**Exercise brief:** Search the data for the word "reset" and copy every line where it occurs.

(Records from a dataset)
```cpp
void lr_launch_blend_bwd(const LrView& v, const void* geom, const uint32_t* state, uint32_t tiles,
                         const uint32_t* plist, uint32_t capacity, const float* final_T, const int* n_contrib,
                         const float* dL_dimage, float* acc_rows, int big_input, const uint64_t* masks, hipStream_t s,
                         const float* aux_colors, const float* dL_daux) {
  const int xcd_mode = lr_knob(LRKNOB_XCD_MODE);
  uint32_t grid = lr_blend_grid(tiles, v.gx, v.gy, xcd_mode);
  const int rows = !aux_colors && lr_blend_bwd_form(v, big_input) == (int)LR_MASK_FORM_ROWS;
  const int block_test = lr_knob(LRKNOB_BWD_BLOCK_TEST);
  lr_prof_begin(LRK_BLEND_BWD, s);
  const bool use_masks = masks != nullptr && v.mask_form == (rows ? (int)LR_MASK_FORM_ROWS : (int)LR_MASK_FORM_QUAD);
  const float4* g4 = reinterpret_cast<const float4*>(geom);
  if (aux_colors && use_masks)
    hipLaunchKernelGGL((lr_blend_bwd_kernel<true, true>), dim3(grid), dim3(256), 0, s, v, g4, state, tiles, plist, capacity,
                       final_T, n_contrib, dL_dimage, acc_rows, xcd_mode, masks, aux_colors, dL_daux);
  else if (aux_colors)
    hipLaunchKernelGGL((lr_blend_bwd_kernel<false, true>), dim3(grid), dim3(256), 0, s, v, g4, state, tiles, plist, capacity,
                       final_T, n_contrib, dL_dimage, acc_rows, xcd_mode, masks, aux_colors, dL_daux);
  else if (rows && use_masks)
    hipLaunchKernelGGL(lr_blend_bwd_rows_kernel<true>, dim3(grid), dim3(256), 0, s, v, g4, state, tiles, plist, capacity,
                       final_T, n_contrib, dL_dimage, acc_rows, xcd_mode, block_test, masks);
  else if (rows)
    hipLaunchKernelGGL(lr_blend_bwd_rows_kernel<false>, dim3(grid), dim3(256), 0, s, v, g4, state, tiles, plist, capacity,
                       final_T, n_contrib, dL_dimage, acc_rows, xcd_mode, block_test, masks);
  else if (use_masks)
    hipLaunchKernelGGL(lr_blend_bwd_kernel<true>, dim3(grid), dim3(256), 0, s, v, g4, state, tiles, plist, capacity,
                       final_T, n_contrib, dL_dimage, acc_rows, xcd_mode, masks, nullptr, nullptr);
  else
    hipLaunchKernelGGL(lr_blend_bwd_kernel<false>, dim3(grid), dim3(256), 0, s, v, g4, state, tiles, plist, capacity,
                       final_T, n_contrib, dL_dimage, acc_rows, xcd_mode, masks, nullptr, nullptr);
  lr_prof_end(LRK_BLEND_BWD, s);
}
```

log_amd/csrc/common.hpp:

```cpp
#pragma once
#include <hip/hip_runtime.h>
#include <stdint.h>
#include <atomic>

#include "../../include/lograst.h"

#define LR_WAVE 64
#define LR_TILE 16

#define LR_CTR_STRIDE 16
#define LR_RANKED_TILES 4
#define LR_HDR_WORDS 16
#define LR_HDR_NUM 0
#define LR_HDR_OVERFLOW 1
#define LR_HDR_MAXLEN 2
#define LR_HDR_BATCH 6
#define LR_HDR_CULL 5
#define LR_HDR_RECT 4
#define LR_HDR_SPARSE 3
#define LR_HDR_SPAN 8
#define LR_HDR_HUGE 7
#define LR_HDR_LAZY 9
#define LR_HDR_KEYS_LO 11
#define LR_HDR_KEYS_HI 12
// ... 451 lines not shown
  const float* mask; const float* fg;
  int64_t ms[3], fs[3];
  const float* bg;
  float* gt_out;
};

enum LrKernelSlot {
  LRK_RADIUS = 0, LRK_PROJECT, LRK_SCAN, LRK_FILL, LRK_SORT_SMALL, LRK_SORT_LARGE, LRK_SORT_HUGE,
  LRK_BLEND_FWD, LRK_BLEND_BWD, LRK_PROJECT_BWD, LRK_MISC, LRK_LOD, LRK_COUNTER, LRK_ADAM, LRK_HIST, LRK_GATHER, LRK_GATHER_BWD, LRK_RESERVED,
  LRK_REBASE, LRK_LAZY_TAIL,
  LRK_LOSS_FWD, LRK_LOSS_BWD,
  LRK_RECOLOR
};
void lr_prof_begin(int slot, hipStream_t s);
void lr_prof_end(int slot, hipStream_t s);
enum LrKnob {
  LRKNOB_HELPER_MIN_N, LRKNOB_HIT_MASKS, LRKNOB_LAZY_SORT, LRKNOB_PBWD_LIST, LRKNOB_MID_RANK, LRKNOB_MID_COOP,
  LRKNOB_DEFER_TILES, LRKNOB_HUGE_CHUNK, LRKNOB_BATCH_PLANES, LRKNOB_BATCH_SLOTS, LRKNOB_SEPARATE_ZERO,
  LRKNOB_FILL_XCD_ORDER, LRKNOB_FILL_NT, LRKNOB_XCD_MODE, LRKNOB_PROJECT_BLOCKS, LRKNOB_BWD_ROWS, LRKNOB_FWD_ROWS,
  LRKNOB_FILL_STAGED, LRKNOB_FILL_PER_THREAD, LRKNOB_BAND_SPARSE, LRKNOB_FWD_BLOCK_TEST, LRKNOB_BWD_BLOCK_TEST,
  LRKNOB_COUNT
};
int lr_knob(LrKnob k);
```

log_amd/rasterizer.py:

```python
import contextlib
import ctypes
import math
import threading
from typing import NamedTuple

import torch
import torch.nn as nn

from . import _lib


class GaussianRasterizationSettings(NamedTuple):
    image_height: int
    image_width: int
    tanfovx: float
    tanfovy: float
    bg: torch.Tensor
    scale_modifier: float
    viewmatrix: torch.Tensor
    projmatrix: torch.Tensor
    sh_degree: int
    campos: torch.Tensor
    prefiltered: bool
    debug: bool
# ... 213 lines not shown
    if st is None:
        return 0, False, 0, 0
    w = st.cpu().tolist()
    return int(w[1]), bool(w[2]), int(w[3]), int(w[4])


def last_overflow(device=None):
    n, o = last_state_info(device)[:2]
    return n, o


def overflow_since_reset(device=None, reset=True):
    st = _status.get(device if device is not None else _current_device())
    if st is None:
        return dict(overflowed=False, max_instances=0, max_tile_len=0, forwards=0)
    w = st.cpu().tolist()
    if reset:
        st.zero_()
    return dict(overflowed=bool(w[0]), max_instances=int(w[5]), max_tile_len=int(w[6]), forwards=int(w[7]))


def set_tile_cull(enabled):
    return bool(_lib.lib().lograst_set_tile_cull(1 if enabled else 0))


def _stream_ptr(device):
    return ctypes.c_void_p(torch.cuda.current_stream(device).cuda_stream)


def _ptr(t):
    return ctypes.c_void_p(t.data_ptr()) if t is not None and t.numel() > 0 else ctypes.c_void_p(0)


def _dev_f32(t, device):
    return t.detach().to(device=device, dtype=torch.float32).contiguous()


def _knob(name):
    val = ctypes.c_int32(0)
    _lib.lib().lograst_get_knob(name, ctypes.byref(val))
    return val.value


TILE = 16


# ... 1090 lines not shown
```

Measured before the change: 10.55 billion Gaussians/s.

## Stage per-row backward gradient sums in LDS and commit them per chunk

In the row-form blend backward kernel, per-Gaussian partial sums from each pixel row are written to an LDS scratch area instead of being atomically added to global memory right away. A commit routine then adds up the four row contributions per Gaussian and issues one global atomic per field. That commit is deferred to overlap with the next gather and runs mid-batch when more than 32 Gaussians are touched. The goal is to cut global atomic traffic, at the cost of extra LDS, wave barriers and a lower waves-per-EU occupancy hint. It is enabled by default through an environment/API toggle.

```diff
diff --git a/include/lograst.h b/include/lograst.h
--- a/include/lograst.h
+++ b/include/lograst.h
@@ -148,6 +148,8 @@
                        uint32_t* max_tile_len_host, uint32_t* rect_instances_host, void* stream);
 
 int lograst_set_tile_cull(int enabled);
+
+int lograst_set_bwd_chunk_commits(int enabled);
 
 #define LOGRAST_BWD_SCRATCH_ZEROED 1
 #define LOGRAST_BWD_ACCUMULATE 2
diff --git a/log_amd/_lib.py b/log_amd/_lib.py
--- a/log_amd/_lib.py
+++ b/log_amd/_lib.py
@@ -138,6 +138,7 @@
     "lograst_read_state": (ctypes.c_int, [c_void_p, ctypes.POINTER(c_uint32), ctypes.POINTER(c_uint32),
                                           ctypes.POINTER(c_uint32), ctypes.POINTER(c_uint32), c_void_p]),
     "lograst_set_tile_cull": (ctypes.c_int, [ctypes.c_int]),
+    "lograst_set_bwd_chunk_commits": (ctypes.c_int, [ctypes.c_int]),
     "lograst_knob_count": (ctypes.c_int, []),
     "lograst_knob_info": (ctypes.c_int, [c_int32, ctypes.POINTER(ctypes.c_char_p), ctypes.POINTER(c_int32),
                                          ctypes.POINTER(c_int32), ctypes.POINTER(c_int32), ctypes.POINTER(ctypes.c_char_p)]),
diff --git a/log_amd/csrc/api.hip b/log_amd/csrc/api.hip
--- a/log_amd/csrc/api.hip
+++ b/log_amd/csrc/api.hip
@@ -140,6 +140,16 @@
   return c;
 }
 
+static std::atomic<int> g_bwd_chunk_commits{-1};
+int lr_bwd_chunk_commits() {
+  int c = g_bwd_chunk_commits.load(std::memory_order_relaxed);
+  if (c < 0) {
+    c = lr_env_int("LOGRAST_BWD_CHUNK_COMMITS", 1) ? 1 : 0;
+    g_bwd_chunk_commits.store(c, std::memory_order_relaxed);
+  }
+  return c;
+}
+
 static const char* kKernelNames[LOGRAST_NUM_KERNELS] = {
     "compute_radius", "project", "scan_tiles", "fill_keys", "sort_small", "sort_large", "sort_huge",
     "blend_fwd", "blend_bwd", "project_bwd", "knn3", "lod_traverse", "counter_update", "sparse_adam",
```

**Finished exercise:**
def overflow_since_reset(device=None, reset=True):
    if reset:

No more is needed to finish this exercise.